Конфликт с В. Брюсовым возник на пустом месте. Сологуб просил его напечатать стихотворение «Чертовы качели» (написано 14 июня 1907) в ближайшем номере «Весов» и был огорчен отказом (в связи с обилием в журнале поэтических материалов). Предложение Брюсова передвинуть публикацию в очередной номер он расценил как пренебрежительное отношение к своему творчеству и заявил о прекращении сотрудничества в журнале. В ответ на это заявление 5 июля 1907 года Брюсов писал:
Теперь, в частности, о Ваших «Качелях». Если из скорого помещения этих стихов вы делаете casus belli, можно ли сомневаться, что мы отложим стихи кого-либо другого или прибавим к № несколько лишних страниц, чтобы только остаться с Вами в добрых отношениях. <…> Примите нашу уступку как наше извинение и верните нам Вашу дружбу, чем меня лично Вы обрадуете очень. Я думаю, вы не сомневаетесь, что я издавна и твердо люблю Вашу поэзию и Вас и что мне руководить журналом, в списке сотрудников которого нет Вашего имени, было бы очень грустно[941].
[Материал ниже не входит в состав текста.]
@@ -417,6 +425,8 @@
     return r.family == DM3D_CONV_FAM_WINO ? 10 : (r.family == DM3D_CONV_FAM_V3 ? r.td : 0);
 }
 
+extern "C" int32_t dm3d_conv_operand_swapped(const dm3d_conv_desc* d) { return dm3d_conv_resolve(d).swapped; }
+
 extern "C" int64_t dm3d_conv_scratch_bytes(const dm3d_conv_desc* d) { return dm3d_conv_resolve(d).can_bytes; }
 
 extern "C" int32_t dm3d_conv_split_counter_words(const dm3d_conv_desc* d) { return (int32_t)dm3d_conv_resolve(d).can_words; }
diff --git a/3d-condtional-stable-diffusion_amd/csrc/dm3d_conv_args.h b/3d-condtional-stable-diffusion_amd/csrc/dm3d_conv_args.h
--- a/3d-condtional-stable-diffusion_amd/csrc/dm3d_conv_args.h
+++ b/3d-condtional-stable-diffusion_amd/csrc/dm3d_conv_args.h
@@ -50,6 +50,7 @@
     int family;
     int td;
     int nct;
+    int swapped;
     int ksplit;
     long tiles, tile_floats;
     int64_t need_bytes; long need_words;
diff --git a/3d-condtional-stable-diffusion_amd/csrc/dm3d_conv_h3v3.hip b/3d-condtional-stable-diffusion_amd/csrc/dm3d_conv_h3v3.hip
--- a/3d-condtional-stable-diffusion_amd/csrc/dm3d_conv_h3v3.hip
+++ b/3d-condtional-stable-diffusion_amd/csrc/dm3d_conv_h3v3.hip
@@ -20,7 +20,57 @@
 
 namespace {
 
-template <int KS, int MODE, int TD, int NCT = 4>
+template <int TD, int NRT>
+__device__ __forceinline__ void epilogue_rows(const ConvArgs& p, f32x4v (&acc)[4][NRT], const Brick& br) {
+    const int lane = threadIdx.x & 63, wave = threadIdx.x >> 6;
+    const int row = lane & 15, g4 = lane >> 4;
+    const int vrow = p.vec ? (p.vec_idx ? p.vec_idx[br.b] : br.b) : 0;
+    const size_t zbase = (((size_t)br.b * p.fd + br.oz0 + wave) * p.fh) * p.fw * p.cout;
+    float* outz = p.out + zbase;
+    const float* resz = p.res ? p.res + zbase : nullptr;
+    const int vox0 = (br.oy0 + (row & 3)) * p.fw + br.ox0 + dx_of_row(row);
+    const f32x4 zero = {0.f, 0.f, 0.f, 0.f};
+    bool live[NRT];
+    int o0[NRT];
+    f32x4 add_t[NRT], rv4[NRT][4];
+#pragma unroll
+    for (int t = 0; t < NRT; ++t) {
+        const int n = t * 16 + g4 * 4;
+        live[t] = n < p.cout;
+        const int nc = live[t] ? n : 0;
+        o0[t] = vox0 * p.cout + nc;
+        add_t[t] = p.bias ? *reinterpret_cast<const f32x4*>(p.bias + nc) : zero;
+        if (p.vec) {
+            const f32x4 vv = *reinterpret_cast<const f32x4*>(p.vec + (size_t)vrow * p.vec_ld + nc);
+#pragma unroll
+            for (int j = 0; j < 4; ++j) add_t[t][j] += vv[j];
+        }
+        if (resz) {
+#pragma unroll
+            for (int pi = 0; pi < 4; ++pi) rv4[t][pi] = *reinterpret_cast<const f32x4*>(resz + o0[t] + (4 * (pi >> 1) * p.fw + 4 * (pi & 1)) * p.cout);
+        }
+    }
+    float amax = 0.0f;
+#pragma unroll
+    for (int t = 0; t < NRT; ++t)
+#pragma unroll
+        for (int pi = 0; pi < 4; ++pi) {
+            f32x4 v4;
+#pragma unroll
+            for (int j = 0; j < 4; ++j) {
+                float v = fmaf(acc[pi][t][j], p.out_scale, add_t[t][j]);
+                if (p.relu) v = fmaxf(v, 0.0f);
+                if (resz) v += rv4[t][pi][j];
+                if (p.relu_out) v = fmaxf(v, 0.0f);
+                if (live[t]) DM3D_AMAX(amax, v);
+                v4[j] = v;
+            }
+            if (live[t]) *reinterpret_cast<f32x4*>(outz + o0[t] + (4 * (pi >> 1) * p.fw + 4 * (pi & 1)) * p.cout) = v4;
+        }
+    if (p.range_flag && amax > p.range_limit) *p.range_flag = 1;
+}
+
+template <int KS, int MODE, int TD, int NCT = 4, bool SWAP = false>
 __global__ __launch_bounds__(TD * 64, 2) void conv3d_igemm_h3v3(const ConvArgs p) {
     constexpr int TH = 8, TW = 8, CK = 16, NT = 64, NTHR = TD * 64;
     constexpr int HD = TD - 1 + KS, HH = TH - 1 + KS, HW = TW - 1 + KS, HWP = 12;
@@ -39,7 +89,7 @@
 
     extern __shared__ __attribute__((aligned(16))) _Float16 smem_v3[];
     _Float16* lds_w = smem_v3;
-    _Float16* lds_in = smem_v3 + RING * WPAIR;
+    _Float16* lds_in = smem_v3 + (SWAP ? 0 : RING * WPAIR);
 
     STAMP(0);
     const int tid = threadIdx.x;
@@ -117,8 +167,24 @@
     };
     int pq = c_lo * NP;
     int ws = 0;
-#pragma unroll
-    for (int i = 0; i < RING; ++i) fetch_w(pq + i, i);
+    constexpr int WD = SWAP ? (NCT == 1 ? 7 : 2) : 1;
+    static_assert(!SWAP || (KS == 3 && NCT <= 2 && NP % WD == 0), "the swapped form: k3, one or two row tiles, a ring that divides the pairs of a chunk");
+    h8 wh[WD][NCT], wl[WD][NCT];
+    auto fetch_wr = [&](int pq_, const int slot) {
+        const int off = (int)w_tile + __builtin_amdgcn_readfirstlane((pq_ < pq_end ? pq_ : pq_end - 1) * (WPAIR * 2));
+#pragma unroll
+        for (int t = 0; t < NCT; ++t) {
+            wh[slot][t] = __builtin_bit_cast(h8, __builtin_amdgcn_raw_buffer_load_b128(w_rsrc, (b_hi + t * 16 * REC) * 2, off, 0));
+            wl[slot][t] = __builtin_bit_cast(h8, __builtin_amdgcn_raw_buffer_load_b128(w_rsrc, ((b_hi ^ 16) + t * 16 * REC) * 2, off, 0));
+        }
+    };
+    if constexpr (SWAP) {
+#pragma unroll
+        for (int i = 0; i < WD; ++i) fetch_wr(pq + i, i);
+    } else {
+#pragma unroll
+        for (int i = 0; i < RING; ++i) fetch_w(pq + i, i);
+    }
 
     constexpr bool pro = MODE == 1, xh2 = MODE == 2;
     f32x4 raw0[NSLOT], raw1[NSLOT];
@@ -249,9 +315,69 @@
             acc[pi_][ni_] = __builtin_amdgcn_mfma_f32_16x16x32_f16(A[pi_], B[ni_], acc[pi_][ni_], 0, 0, 0)
 
     read_al(0);
-    read_bh(0);
+    if constexpr (!SWAP) read_bh(0);
     STAMP(1);
 
+    if constexpr (SWAP) {
+#define DM3D_PASS_SW(W, X)                                                                                       \
+    _Pragma("unroll") for (int pi_ = 0; pi_ < 4; ++pi_)                                                        \
+        _Pragma("unroll") for (int t_ = 0; t_ < NCT; ++t_)                                                     \
+            acc[pi_][t_] = __builtin_amdgcn_mfma_f32_16x16x32_f16(W[t_], X[pi_], acc[pi_][t_], 0, 0, 0)
+        h8 xh[2][4];
+        auto read_xh = [&](const int pp_, const int buf) {
+            int o0, o1; a_offs(pp_, o0, o1);
+            const unsigned a0 = in_addr + o0 * 2, a1 = in_addr + o1 * 2;
+            DM3D_DSR(xh[buf][0], a0, 0); DM3D_DSR(xh[buf][1], a1, 0); DM3D_DSR(xh[buf][2], a0, 48 * REC * 2); DM3D_DSR(xh[buf][3], a1, 48 * REC * 2);
+        };
+        read_xh(0, 0);
+        for (int ch = c_lo; ch < c_hi; ++ch) {
+            asm volatile("" : "+v"(a_rec));
+            const int ch_next = ch + 1 < c_hi ? ch + 1 : ch;
+#pragma unroll
+            for (int pp = 0; pp < NP; ++pp) {
+                const bool last = pp == NP - 1;
+                const int s = pp % WD, xb = pp & 1;
+                if (!last) read_xh(pp + 1, xb ^ 1);
+                __builtin_amdgcn_sched_barrier(0);
+                if (!last) {
+                    asm volatile("s_waitcnt lgkmcnt(4)" ::: "memory");
+                } else {
+                    __builtin_amdgcn_s_waitcnt(0xC07F);
+                    __builtin_amdgcn_s_barrier();
+                    asm volatile("" ::: "memory");
+                }
+                __builtin_amdgcn_sched_barrier(0);
+                DM3D_PASS_SW(wh[s], al);
+                __builtin_amdgcn_sched_barrier(0);
+                if (pp < NREQ) {
+#pragma unroll
+                    for (int j = pp * SPP; j < (pp + 1) * SPP && j < NSLOT; ++j) load_halo_slot(ch_next, j);
+                }
+                if (pp == 0) load_chunk_params(ch_next);
+                if (!last) read_al(pp + 1);
+                else store_image();
+                __builtin_amdgcn_sched_barrier(0);
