# xiaojino/RUArt

Hardware: AMD Instinct MI355X
Metric: VQA samples/sec fwd+bwd (B=64, q=30, ocr=100) (higher is better)
Workload: dtype f16 MFMA + block-scaled fp8 (e4m3) MFMA correction, f32 accumulate / residual stream; 1 GPU; RUArt training step, synthetic ST-VQA-shaped batch: B=64/GPU, q=30 words, 100 OCR items, 36 objects, bert-base 12x768 frozen, SDNet trunk fwd+bwd, Adamax; global_batch=64, real_wordpieces_per_batch=42738, parallelism=dp1, mode=train

## Files before the change

### include/ruart_hip.h

```cpp
#ifndef RUART_HIP_H
#define RUART_HIP_H
#include <stddef.h>
#include <stdint.h>

#ifdef __cplusplus
extern "C" {
#endif

#define RUART_DT_F32 0
#define RUART_DT_BF16 1
#define RUART_DT_F16 2
#define RUART_ACT_NONE 0
#define RUART_ACT_GELU 1
#define RUART_ACT_RELU 2

const char* ruart_version(void);

int ruart_gemm_16_nt(const void* A, int lda, const void* W, int ldw, const float* bias, const void* residual, int ldr,
                     int residual_dtype, void* C, int ldc, int out_dtype, int M, int N, int K, int act, int in_dtype,
                     void* stream);
size_t ruart_gemm_16_tail_ws_bytes(int M, int N, int K, int cus);
int ruart_gemm_16_nt_ws(const void* A, int lda, const void* W, int ldw, const float* bias, const void* residual, int ldr, int residual_dtype,
                        void* C, int ldc, int out_dtype, int M, int N, int K, int act, int in_dtype, void* tail_ws, size_t tail_ws_bytes, int cus,
                        void* stream);
int ruart_gemm_16c_nt(const void* A16, const void* A8, int lda, const void* W16, const void* W8, int ldw, const float* bias,
                      const float* residual, int ldr, void* C, int ldc, void* C8, int M, int N, int K, int act, void* stream);
int ruart_f16c_shifts(int* out4);
int ruart_gemm_16c_set_dual(int on);
int ruart_gemm_16c_nt_sel(const void* A16, const void* A8, int lda, const void* W16, const void* W8, int ldw, const float* bias,
                          const float* residual, int ldr, void* C, int ldc, void* C8, int M, int N, int K, int act, int corr, void* stream);
size_t ruart_gemm_16c_tail_ws_bytes(int M, int N, int K, int cus);
int ruart_gemm_16c_nt_ws(const void* A16, const void* A8, int lda, const void* W16, const void* W8, int ldw, const float* bias,
                         const float* residual, int ldr, void* C, int ldc, void* C8, int M, int N, int K, int act, int corr, void* tail_ws,
                         size_t tail_ws_bytes, int cus, void* stream);
int ruart_gemm_16_nt_gelu2(const void* A, int lda, const void* W, int ldw, const float* bias, void* H16, void* G16, int ldc, int M, int N, int K,
                           int in_dtype, void* stream);
size_t ruart_gemm_16_nt_gelu_bwd_ws_floats(int M, int N);
int ruart_gemm_16_nt_gelu_bwd(const void* dY_bf16, int lda, const void* Wt_bf16, int ldw, const void* H16, int ldh, void* dH_bf16, void* G_bf16,
                              int ldc, float* colpart, int M, int N, int K, void* stream);
int ruart_gemm_16_nt_splitk(const void* A, int lda, const void* W, int ldw, float* part, int ldc, int M, int N, int K, int kchunk,
                            int in_dtype, void* stream);
int ruart_gemm_16_tn_splitk(const void* P, int ldp, const void* Q, int ldq, float* part, int ldc, int M, int N, int T, int tchunk,
                            int in_dtype, void* stream);
int ruart_gemm_set_tile_order(int group_m);
int ruart_gemm_set_variant(int v);
int ruart_gemm_f32_nt(const float* A, int lda, const float* W, int ldw, const float* bias, const float* residual, int ldr,
                      float* C, int ldc, int M, int N, int K, int act, void* stream);
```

Получив извинения, «пострадавший» смирился и успокоился: как будто он ждал в ответ на свои упреки, обращенные к редакции, лишь уверений в признании его таланта. Следует заметить, что конфликт совпал с весьма драматическими событиями, происшедшими в жизни писателя (смерть Ольги Кузьминичны), о которых он сразу же сообщил Брюсову, отнюдь не входившему в его ближайшее окружение. Письмо Сологуба как нельзя яснее раскрывает механизм «провокации», которым он владел в совершенстве: чтобы устыдить «обидчиков», необходимо выступить в роли «жертвы».
8 июля Сологуб писал:
Дорогой Валерий Яковлевич, Я сердечно тронут Вашим участием к постигшему меня горю. Смерть моей сестры для меня великая печаль, не хотящая знать утешения. Мы прожили всю жизнь вместе, дружно, и теперь я чувствую себя так, как будто все мои соответствия с внешним миром умерли, и весь мир на меня, и все люди меня ненавидят. — И с большим моим горем смешались глупые и досадные маленькие неприятности, устроенные мне моим бывшим учебным начальством. Как раз в те дни, когда сестра умирала, — мучительно страдая, и твердо, без жалоб, перенося это, и зная, что умирает, и до конца в сознании, — меня внезапно начали выставлять со службы. В самый день ее похорон потребовали, чтобы я поскорее сдавал училище. Потом, чтобы возможно скорее очищал квартиру, и разные другие пакости в том же мелко-бесовском роде. Это все мелочи и пустяки, но их дурацкое совпадение с такими тяжелыми для меня днями действовало на меня угнетающим образом. — Возможно, что в письме к Вам я был несправедлив относительно «Весов»; то, что Вы пишете, совершенно справедливо и убедительно для меня; боюсь только, что или я выразился несколько неточно, или что Вы поняли меня несколько внешне. Вопрос о том или другом стихотворении вовсе не важен, потому что это — только внешняя сторона. Для меня существенно то, что я чувствовал в чем-то, не умею точно сказать в чем, враждебный холод. Ваше милое и дружеское письмо убедило меня в том, что я грубо ошибался, в чем виною тень смерти, уже давно омрачившей мою жизнь, — смерти, страшной потому, что она — не моя, что я не сказал, а услышал: — я умираю. — Кто качается на чертовых качелях, тому так легко ошибиться — очень ценю Вашу любезную уступку относительно «Качелей»; но после Ваших сердечных и дружеских слов мне было бы грустно и стыдно воспользоваться ею. Итак, пусть оно пойдет, как Вы хотели сначала, в 9 или 10 номере. Если в том номере найдется место и для другого моего стихотворения, то будьте добры написать мне об этом, когда это выяснится[942].